[Data items]

------------------------------------------------

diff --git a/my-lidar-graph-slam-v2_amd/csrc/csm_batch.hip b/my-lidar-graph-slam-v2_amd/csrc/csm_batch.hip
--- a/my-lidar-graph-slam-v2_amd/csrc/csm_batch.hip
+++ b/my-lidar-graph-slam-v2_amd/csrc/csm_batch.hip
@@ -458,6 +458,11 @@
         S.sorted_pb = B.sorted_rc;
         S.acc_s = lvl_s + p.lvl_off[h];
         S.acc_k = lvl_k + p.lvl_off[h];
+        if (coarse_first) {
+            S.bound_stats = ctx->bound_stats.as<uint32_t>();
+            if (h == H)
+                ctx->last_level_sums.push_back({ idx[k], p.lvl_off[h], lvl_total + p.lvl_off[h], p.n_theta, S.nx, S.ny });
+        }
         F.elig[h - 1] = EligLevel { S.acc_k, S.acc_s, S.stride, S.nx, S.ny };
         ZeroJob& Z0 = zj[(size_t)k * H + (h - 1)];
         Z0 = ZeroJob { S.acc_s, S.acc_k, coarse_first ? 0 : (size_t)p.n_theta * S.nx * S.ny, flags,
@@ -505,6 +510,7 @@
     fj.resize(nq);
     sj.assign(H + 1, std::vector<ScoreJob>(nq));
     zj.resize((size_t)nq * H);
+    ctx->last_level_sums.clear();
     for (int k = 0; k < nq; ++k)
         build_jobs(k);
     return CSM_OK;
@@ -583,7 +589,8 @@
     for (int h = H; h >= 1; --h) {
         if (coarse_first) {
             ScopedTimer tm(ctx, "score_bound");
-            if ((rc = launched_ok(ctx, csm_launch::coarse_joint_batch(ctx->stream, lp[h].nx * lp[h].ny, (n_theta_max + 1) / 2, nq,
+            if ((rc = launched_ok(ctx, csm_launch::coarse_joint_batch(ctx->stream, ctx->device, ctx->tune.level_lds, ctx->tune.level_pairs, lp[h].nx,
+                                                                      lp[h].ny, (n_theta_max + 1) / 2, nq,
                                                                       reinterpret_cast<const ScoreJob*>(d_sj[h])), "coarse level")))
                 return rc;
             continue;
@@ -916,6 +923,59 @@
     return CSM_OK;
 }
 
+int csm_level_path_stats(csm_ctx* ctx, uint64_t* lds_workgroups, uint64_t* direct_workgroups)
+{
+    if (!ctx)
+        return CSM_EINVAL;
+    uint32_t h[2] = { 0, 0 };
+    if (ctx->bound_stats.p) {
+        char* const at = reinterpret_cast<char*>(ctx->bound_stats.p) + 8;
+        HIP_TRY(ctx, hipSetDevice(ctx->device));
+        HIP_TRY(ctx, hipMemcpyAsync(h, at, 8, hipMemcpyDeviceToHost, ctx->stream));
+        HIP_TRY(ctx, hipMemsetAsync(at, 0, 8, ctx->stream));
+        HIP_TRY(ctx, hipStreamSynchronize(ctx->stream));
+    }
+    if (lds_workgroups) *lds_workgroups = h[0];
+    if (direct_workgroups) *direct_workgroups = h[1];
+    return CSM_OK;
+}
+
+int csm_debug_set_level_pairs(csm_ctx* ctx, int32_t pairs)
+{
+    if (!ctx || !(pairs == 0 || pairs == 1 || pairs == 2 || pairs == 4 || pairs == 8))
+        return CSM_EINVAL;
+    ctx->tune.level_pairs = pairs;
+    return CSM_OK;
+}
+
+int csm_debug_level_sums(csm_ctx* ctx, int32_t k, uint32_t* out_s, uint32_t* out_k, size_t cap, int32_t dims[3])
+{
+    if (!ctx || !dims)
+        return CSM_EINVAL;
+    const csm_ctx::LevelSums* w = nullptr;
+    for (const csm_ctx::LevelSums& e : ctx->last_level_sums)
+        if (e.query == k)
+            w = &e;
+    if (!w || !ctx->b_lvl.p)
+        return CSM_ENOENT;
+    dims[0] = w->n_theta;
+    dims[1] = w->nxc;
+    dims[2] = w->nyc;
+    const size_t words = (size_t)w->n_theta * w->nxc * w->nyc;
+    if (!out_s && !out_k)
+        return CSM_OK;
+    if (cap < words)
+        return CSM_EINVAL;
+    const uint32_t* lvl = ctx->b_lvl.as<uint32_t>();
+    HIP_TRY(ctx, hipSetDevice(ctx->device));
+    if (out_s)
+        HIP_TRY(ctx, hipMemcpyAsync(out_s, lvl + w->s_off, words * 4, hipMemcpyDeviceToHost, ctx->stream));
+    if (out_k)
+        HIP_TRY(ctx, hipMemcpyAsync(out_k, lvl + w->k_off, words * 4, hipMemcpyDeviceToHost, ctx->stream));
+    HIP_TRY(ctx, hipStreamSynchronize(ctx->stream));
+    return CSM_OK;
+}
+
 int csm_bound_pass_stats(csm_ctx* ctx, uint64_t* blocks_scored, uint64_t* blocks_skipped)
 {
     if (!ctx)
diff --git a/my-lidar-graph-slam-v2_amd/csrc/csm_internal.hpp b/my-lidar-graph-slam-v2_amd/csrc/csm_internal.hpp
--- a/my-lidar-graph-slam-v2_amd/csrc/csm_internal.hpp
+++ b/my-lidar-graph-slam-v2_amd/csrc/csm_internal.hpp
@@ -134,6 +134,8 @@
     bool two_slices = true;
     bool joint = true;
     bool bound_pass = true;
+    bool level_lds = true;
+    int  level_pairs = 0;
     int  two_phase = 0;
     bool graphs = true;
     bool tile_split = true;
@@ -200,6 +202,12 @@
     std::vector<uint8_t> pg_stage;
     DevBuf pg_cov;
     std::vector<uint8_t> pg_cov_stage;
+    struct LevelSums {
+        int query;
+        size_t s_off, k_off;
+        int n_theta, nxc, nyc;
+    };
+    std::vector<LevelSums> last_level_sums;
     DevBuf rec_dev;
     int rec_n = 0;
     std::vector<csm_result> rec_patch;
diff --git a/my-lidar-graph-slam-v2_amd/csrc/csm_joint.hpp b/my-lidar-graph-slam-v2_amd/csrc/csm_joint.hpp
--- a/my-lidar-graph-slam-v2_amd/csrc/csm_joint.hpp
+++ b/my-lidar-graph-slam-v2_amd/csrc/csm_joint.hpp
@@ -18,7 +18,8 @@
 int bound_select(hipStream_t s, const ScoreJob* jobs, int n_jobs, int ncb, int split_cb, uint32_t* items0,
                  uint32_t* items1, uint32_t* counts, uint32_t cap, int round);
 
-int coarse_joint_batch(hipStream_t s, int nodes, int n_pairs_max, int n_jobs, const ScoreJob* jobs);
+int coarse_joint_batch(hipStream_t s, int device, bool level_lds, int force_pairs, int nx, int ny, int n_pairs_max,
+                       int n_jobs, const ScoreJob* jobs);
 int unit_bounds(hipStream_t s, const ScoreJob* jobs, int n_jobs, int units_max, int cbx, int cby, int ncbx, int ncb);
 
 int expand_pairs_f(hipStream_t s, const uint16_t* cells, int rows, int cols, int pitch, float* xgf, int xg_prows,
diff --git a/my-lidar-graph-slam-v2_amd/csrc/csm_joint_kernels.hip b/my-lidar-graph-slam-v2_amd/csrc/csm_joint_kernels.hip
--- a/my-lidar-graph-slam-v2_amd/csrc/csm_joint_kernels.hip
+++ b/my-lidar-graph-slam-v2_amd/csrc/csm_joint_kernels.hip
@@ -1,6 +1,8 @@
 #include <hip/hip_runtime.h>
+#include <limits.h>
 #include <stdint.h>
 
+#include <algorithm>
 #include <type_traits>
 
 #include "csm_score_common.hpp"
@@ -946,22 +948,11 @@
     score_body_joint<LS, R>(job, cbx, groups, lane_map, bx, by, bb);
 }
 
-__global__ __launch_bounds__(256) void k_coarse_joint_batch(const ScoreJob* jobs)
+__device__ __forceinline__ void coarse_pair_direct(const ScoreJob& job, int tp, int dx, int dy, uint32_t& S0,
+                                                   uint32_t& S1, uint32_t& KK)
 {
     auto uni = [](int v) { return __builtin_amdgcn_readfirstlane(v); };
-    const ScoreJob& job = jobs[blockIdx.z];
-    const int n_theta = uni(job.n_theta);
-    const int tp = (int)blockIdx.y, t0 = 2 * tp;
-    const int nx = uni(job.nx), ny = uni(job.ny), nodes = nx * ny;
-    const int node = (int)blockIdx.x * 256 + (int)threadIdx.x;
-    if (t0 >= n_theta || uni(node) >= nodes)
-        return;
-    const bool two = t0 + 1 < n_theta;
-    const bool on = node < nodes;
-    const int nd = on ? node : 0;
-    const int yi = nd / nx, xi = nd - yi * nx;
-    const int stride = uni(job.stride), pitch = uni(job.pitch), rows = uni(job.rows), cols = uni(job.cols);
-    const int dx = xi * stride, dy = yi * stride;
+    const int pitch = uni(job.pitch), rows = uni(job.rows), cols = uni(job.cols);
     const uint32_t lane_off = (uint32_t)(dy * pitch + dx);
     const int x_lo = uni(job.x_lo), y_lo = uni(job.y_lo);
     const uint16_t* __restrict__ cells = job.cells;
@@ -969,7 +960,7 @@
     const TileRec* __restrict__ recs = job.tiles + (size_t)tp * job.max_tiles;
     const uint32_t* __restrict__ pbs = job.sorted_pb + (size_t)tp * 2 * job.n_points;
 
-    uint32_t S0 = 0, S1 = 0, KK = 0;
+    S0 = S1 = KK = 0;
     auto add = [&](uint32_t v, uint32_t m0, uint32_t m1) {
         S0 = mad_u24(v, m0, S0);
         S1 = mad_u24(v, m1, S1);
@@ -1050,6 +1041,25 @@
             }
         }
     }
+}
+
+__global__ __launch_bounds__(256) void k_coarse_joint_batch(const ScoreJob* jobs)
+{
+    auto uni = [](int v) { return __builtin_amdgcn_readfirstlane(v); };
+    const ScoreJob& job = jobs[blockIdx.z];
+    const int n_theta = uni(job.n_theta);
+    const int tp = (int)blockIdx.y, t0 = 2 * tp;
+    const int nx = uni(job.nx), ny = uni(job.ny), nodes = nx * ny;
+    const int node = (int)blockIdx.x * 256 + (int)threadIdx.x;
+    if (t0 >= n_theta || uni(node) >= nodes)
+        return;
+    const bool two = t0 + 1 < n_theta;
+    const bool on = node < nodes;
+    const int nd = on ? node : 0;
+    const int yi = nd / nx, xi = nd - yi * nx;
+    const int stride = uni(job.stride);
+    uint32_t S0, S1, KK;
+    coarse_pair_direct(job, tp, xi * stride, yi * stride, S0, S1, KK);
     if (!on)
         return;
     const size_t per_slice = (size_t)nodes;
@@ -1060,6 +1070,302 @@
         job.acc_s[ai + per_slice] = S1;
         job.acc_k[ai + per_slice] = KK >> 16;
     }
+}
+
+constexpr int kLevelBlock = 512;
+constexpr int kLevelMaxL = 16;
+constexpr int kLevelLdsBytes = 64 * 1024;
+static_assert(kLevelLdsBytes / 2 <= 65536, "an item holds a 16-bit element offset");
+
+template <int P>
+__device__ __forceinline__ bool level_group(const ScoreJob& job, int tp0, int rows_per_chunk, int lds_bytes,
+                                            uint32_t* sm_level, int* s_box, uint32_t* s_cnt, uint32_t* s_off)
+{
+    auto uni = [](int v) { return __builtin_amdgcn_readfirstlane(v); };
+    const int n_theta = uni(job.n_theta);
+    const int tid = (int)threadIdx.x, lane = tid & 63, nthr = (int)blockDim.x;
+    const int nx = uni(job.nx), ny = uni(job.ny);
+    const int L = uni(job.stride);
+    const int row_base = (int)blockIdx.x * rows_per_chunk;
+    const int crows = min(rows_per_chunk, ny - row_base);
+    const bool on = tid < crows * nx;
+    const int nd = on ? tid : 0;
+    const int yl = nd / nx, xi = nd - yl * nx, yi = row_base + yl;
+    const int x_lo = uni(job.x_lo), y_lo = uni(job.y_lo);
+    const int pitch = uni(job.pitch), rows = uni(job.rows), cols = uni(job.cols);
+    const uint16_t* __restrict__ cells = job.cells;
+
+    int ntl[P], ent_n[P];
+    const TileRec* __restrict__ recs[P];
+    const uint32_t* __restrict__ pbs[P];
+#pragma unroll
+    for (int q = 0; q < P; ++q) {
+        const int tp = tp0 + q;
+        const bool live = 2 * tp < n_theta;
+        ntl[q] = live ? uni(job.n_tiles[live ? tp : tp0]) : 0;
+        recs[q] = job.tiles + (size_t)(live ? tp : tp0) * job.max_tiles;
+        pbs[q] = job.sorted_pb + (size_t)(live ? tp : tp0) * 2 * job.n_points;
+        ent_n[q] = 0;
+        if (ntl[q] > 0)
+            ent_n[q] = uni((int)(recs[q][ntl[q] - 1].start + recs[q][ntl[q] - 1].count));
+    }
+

------------------------------------------------

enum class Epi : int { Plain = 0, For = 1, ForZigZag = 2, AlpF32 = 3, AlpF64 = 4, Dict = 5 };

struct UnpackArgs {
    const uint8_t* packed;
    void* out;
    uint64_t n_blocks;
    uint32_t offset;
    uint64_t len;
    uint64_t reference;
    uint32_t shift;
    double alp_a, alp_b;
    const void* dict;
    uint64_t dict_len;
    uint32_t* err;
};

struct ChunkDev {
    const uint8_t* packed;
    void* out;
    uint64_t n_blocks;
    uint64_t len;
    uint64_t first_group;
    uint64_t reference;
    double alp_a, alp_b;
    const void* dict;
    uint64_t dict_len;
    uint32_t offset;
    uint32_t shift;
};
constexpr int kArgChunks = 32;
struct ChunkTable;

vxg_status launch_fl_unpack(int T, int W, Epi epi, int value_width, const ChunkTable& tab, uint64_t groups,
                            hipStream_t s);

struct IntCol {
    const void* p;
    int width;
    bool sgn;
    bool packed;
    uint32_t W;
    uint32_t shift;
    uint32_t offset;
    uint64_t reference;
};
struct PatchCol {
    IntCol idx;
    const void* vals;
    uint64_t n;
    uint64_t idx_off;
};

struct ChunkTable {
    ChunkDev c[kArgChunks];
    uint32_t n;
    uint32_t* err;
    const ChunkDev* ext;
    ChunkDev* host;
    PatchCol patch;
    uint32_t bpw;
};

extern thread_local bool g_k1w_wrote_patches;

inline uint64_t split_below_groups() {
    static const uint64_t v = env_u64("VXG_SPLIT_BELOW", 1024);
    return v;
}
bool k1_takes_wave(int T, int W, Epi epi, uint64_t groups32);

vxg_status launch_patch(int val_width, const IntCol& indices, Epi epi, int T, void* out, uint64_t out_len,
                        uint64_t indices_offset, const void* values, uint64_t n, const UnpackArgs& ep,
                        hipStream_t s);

------------------------------------------------

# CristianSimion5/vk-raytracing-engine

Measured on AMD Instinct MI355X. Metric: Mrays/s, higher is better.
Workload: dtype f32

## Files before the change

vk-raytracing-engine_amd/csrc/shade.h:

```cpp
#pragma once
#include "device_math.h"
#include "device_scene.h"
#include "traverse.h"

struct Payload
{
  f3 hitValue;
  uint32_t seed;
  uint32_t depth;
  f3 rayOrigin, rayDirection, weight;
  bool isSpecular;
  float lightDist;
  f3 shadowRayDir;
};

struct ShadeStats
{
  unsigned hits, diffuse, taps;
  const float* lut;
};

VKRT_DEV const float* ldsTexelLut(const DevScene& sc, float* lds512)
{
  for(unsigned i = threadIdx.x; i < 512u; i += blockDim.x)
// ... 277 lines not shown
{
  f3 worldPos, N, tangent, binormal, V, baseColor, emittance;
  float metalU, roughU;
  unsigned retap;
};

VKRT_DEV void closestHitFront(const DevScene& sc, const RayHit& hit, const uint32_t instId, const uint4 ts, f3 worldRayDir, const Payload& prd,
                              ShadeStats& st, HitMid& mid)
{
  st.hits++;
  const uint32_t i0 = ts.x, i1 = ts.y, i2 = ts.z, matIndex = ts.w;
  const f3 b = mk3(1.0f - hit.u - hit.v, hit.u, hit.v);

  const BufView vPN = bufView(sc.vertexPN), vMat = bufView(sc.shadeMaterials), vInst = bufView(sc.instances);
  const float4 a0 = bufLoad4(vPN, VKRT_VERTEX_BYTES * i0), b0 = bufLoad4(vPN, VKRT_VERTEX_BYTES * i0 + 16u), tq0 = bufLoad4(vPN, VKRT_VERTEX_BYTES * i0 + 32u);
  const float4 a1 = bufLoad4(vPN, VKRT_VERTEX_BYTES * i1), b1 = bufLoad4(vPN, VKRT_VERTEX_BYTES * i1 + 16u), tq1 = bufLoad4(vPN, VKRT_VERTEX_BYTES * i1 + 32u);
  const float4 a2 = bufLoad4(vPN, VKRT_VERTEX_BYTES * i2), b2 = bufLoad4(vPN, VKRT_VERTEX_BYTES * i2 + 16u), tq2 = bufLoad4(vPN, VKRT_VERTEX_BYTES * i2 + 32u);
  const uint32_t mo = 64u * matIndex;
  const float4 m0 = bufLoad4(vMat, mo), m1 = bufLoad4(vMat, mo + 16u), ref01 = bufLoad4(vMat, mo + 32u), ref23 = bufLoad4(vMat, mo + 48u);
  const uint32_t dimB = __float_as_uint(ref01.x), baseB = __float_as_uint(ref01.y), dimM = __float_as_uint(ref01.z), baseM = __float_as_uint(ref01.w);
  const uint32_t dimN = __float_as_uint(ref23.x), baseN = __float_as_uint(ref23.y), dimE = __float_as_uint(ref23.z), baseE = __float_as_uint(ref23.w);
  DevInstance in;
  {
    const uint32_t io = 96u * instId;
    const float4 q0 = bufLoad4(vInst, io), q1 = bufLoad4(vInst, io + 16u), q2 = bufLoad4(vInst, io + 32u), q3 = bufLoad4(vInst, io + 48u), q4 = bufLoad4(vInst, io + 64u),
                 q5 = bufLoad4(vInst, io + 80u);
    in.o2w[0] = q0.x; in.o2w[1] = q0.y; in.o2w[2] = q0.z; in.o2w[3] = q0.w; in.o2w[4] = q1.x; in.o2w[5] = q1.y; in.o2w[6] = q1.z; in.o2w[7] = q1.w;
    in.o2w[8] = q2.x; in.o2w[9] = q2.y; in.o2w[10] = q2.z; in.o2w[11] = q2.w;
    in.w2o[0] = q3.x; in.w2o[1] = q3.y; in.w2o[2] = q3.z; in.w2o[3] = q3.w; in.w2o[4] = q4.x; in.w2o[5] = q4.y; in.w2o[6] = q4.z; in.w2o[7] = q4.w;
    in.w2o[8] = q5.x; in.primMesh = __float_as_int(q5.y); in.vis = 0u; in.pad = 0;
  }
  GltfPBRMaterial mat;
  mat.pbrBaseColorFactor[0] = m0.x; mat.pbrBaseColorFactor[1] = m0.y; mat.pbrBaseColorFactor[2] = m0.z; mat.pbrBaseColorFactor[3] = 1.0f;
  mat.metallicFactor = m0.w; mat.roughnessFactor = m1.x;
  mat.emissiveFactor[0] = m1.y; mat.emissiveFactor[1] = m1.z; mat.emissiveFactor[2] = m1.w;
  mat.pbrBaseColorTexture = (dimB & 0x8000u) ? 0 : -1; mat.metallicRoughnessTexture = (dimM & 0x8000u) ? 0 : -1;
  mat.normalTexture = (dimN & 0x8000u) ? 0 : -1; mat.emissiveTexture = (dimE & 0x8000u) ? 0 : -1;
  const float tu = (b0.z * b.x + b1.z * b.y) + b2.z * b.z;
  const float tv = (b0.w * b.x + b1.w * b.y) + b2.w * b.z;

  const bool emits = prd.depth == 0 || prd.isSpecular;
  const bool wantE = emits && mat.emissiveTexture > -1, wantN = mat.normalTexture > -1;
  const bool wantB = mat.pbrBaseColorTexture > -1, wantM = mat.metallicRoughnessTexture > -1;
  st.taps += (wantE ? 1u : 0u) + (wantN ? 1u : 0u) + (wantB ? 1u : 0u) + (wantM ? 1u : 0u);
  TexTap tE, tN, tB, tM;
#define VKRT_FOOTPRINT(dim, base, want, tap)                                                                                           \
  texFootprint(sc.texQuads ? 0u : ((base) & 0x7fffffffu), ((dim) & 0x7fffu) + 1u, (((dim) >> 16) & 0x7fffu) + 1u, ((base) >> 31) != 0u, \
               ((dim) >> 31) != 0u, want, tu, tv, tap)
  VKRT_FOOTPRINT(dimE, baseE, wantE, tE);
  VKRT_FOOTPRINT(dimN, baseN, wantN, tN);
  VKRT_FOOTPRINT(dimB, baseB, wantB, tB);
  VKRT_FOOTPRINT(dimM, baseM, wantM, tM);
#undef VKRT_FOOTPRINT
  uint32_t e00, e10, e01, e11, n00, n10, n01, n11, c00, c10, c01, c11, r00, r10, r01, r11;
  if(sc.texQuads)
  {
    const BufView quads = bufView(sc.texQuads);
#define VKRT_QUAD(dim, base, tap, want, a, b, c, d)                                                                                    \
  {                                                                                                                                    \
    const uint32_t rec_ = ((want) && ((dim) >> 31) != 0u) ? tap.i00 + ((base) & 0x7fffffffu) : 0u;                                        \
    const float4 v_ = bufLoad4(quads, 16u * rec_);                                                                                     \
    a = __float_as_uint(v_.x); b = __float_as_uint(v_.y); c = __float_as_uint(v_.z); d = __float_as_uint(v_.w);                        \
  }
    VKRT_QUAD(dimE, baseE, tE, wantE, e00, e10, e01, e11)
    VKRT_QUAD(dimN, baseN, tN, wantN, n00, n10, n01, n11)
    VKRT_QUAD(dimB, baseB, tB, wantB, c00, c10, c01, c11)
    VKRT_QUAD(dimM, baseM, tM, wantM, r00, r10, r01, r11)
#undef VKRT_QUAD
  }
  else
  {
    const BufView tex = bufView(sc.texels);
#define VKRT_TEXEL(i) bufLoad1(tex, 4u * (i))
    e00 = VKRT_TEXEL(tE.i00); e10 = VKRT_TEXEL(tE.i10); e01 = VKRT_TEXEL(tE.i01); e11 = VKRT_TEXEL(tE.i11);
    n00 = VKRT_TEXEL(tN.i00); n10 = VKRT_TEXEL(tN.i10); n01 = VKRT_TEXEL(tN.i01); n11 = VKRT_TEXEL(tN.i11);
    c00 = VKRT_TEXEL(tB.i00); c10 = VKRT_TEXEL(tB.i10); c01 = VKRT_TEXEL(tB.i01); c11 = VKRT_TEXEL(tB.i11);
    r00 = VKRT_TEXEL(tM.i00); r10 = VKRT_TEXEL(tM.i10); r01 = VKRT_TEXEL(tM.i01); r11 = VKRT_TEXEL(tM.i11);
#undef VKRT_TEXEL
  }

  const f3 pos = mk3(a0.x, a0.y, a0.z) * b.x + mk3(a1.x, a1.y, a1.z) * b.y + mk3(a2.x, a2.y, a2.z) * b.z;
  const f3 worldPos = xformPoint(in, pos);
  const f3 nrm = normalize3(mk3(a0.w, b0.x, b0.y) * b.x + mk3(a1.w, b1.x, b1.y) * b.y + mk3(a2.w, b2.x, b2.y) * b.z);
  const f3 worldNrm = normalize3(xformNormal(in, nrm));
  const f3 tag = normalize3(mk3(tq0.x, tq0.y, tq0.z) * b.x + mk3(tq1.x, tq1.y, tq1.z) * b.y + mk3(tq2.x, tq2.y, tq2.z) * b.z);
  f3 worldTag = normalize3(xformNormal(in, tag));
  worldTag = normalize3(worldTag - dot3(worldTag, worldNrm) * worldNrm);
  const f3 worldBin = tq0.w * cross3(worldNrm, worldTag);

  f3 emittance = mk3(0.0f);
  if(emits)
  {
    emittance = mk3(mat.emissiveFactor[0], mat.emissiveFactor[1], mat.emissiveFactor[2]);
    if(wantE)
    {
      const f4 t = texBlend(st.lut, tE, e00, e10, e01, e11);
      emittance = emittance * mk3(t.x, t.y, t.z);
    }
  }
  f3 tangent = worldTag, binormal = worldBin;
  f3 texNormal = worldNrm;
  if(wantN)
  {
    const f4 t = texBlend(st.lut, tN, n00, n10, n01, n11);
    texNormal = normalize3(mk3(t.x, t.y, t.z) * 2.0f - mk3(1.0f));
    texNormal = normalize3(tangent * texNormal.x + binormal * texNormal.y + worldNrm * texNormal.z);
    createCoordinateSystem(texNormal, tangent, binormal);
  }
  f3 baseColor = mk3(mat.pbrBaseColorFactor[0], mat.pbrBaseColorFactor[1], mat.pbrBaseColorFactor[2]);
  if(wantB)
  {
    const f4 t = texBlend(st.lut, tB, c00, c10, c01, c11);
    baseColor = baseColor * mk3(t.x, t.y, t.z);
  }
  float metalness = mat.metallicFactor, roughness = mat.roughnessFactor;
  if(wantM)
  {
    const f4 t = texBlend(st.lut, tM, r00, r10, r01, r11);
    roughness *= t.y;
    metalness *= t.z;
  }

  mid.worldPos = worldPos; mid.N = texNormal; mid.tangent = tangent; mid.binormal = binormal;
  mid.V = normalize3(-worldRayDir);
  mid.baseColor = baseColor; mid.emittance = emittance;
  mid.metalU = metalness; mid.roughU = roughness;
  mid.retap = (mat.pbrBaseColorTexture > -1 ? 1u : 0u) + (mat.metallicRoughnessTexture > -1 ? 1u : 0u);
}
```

------------------------------------------------

What the task asks: Where does the string "constexpr" appear in the records above? Return every line that holds it.

Answer for the task:
+constexpr int kLevelBlock = 512;
+constexpr int kLevelMaxL = 16;
+constexpr int kLevelLdsBytes = 64 * 1024;
constexpr int kArgChunks = 32;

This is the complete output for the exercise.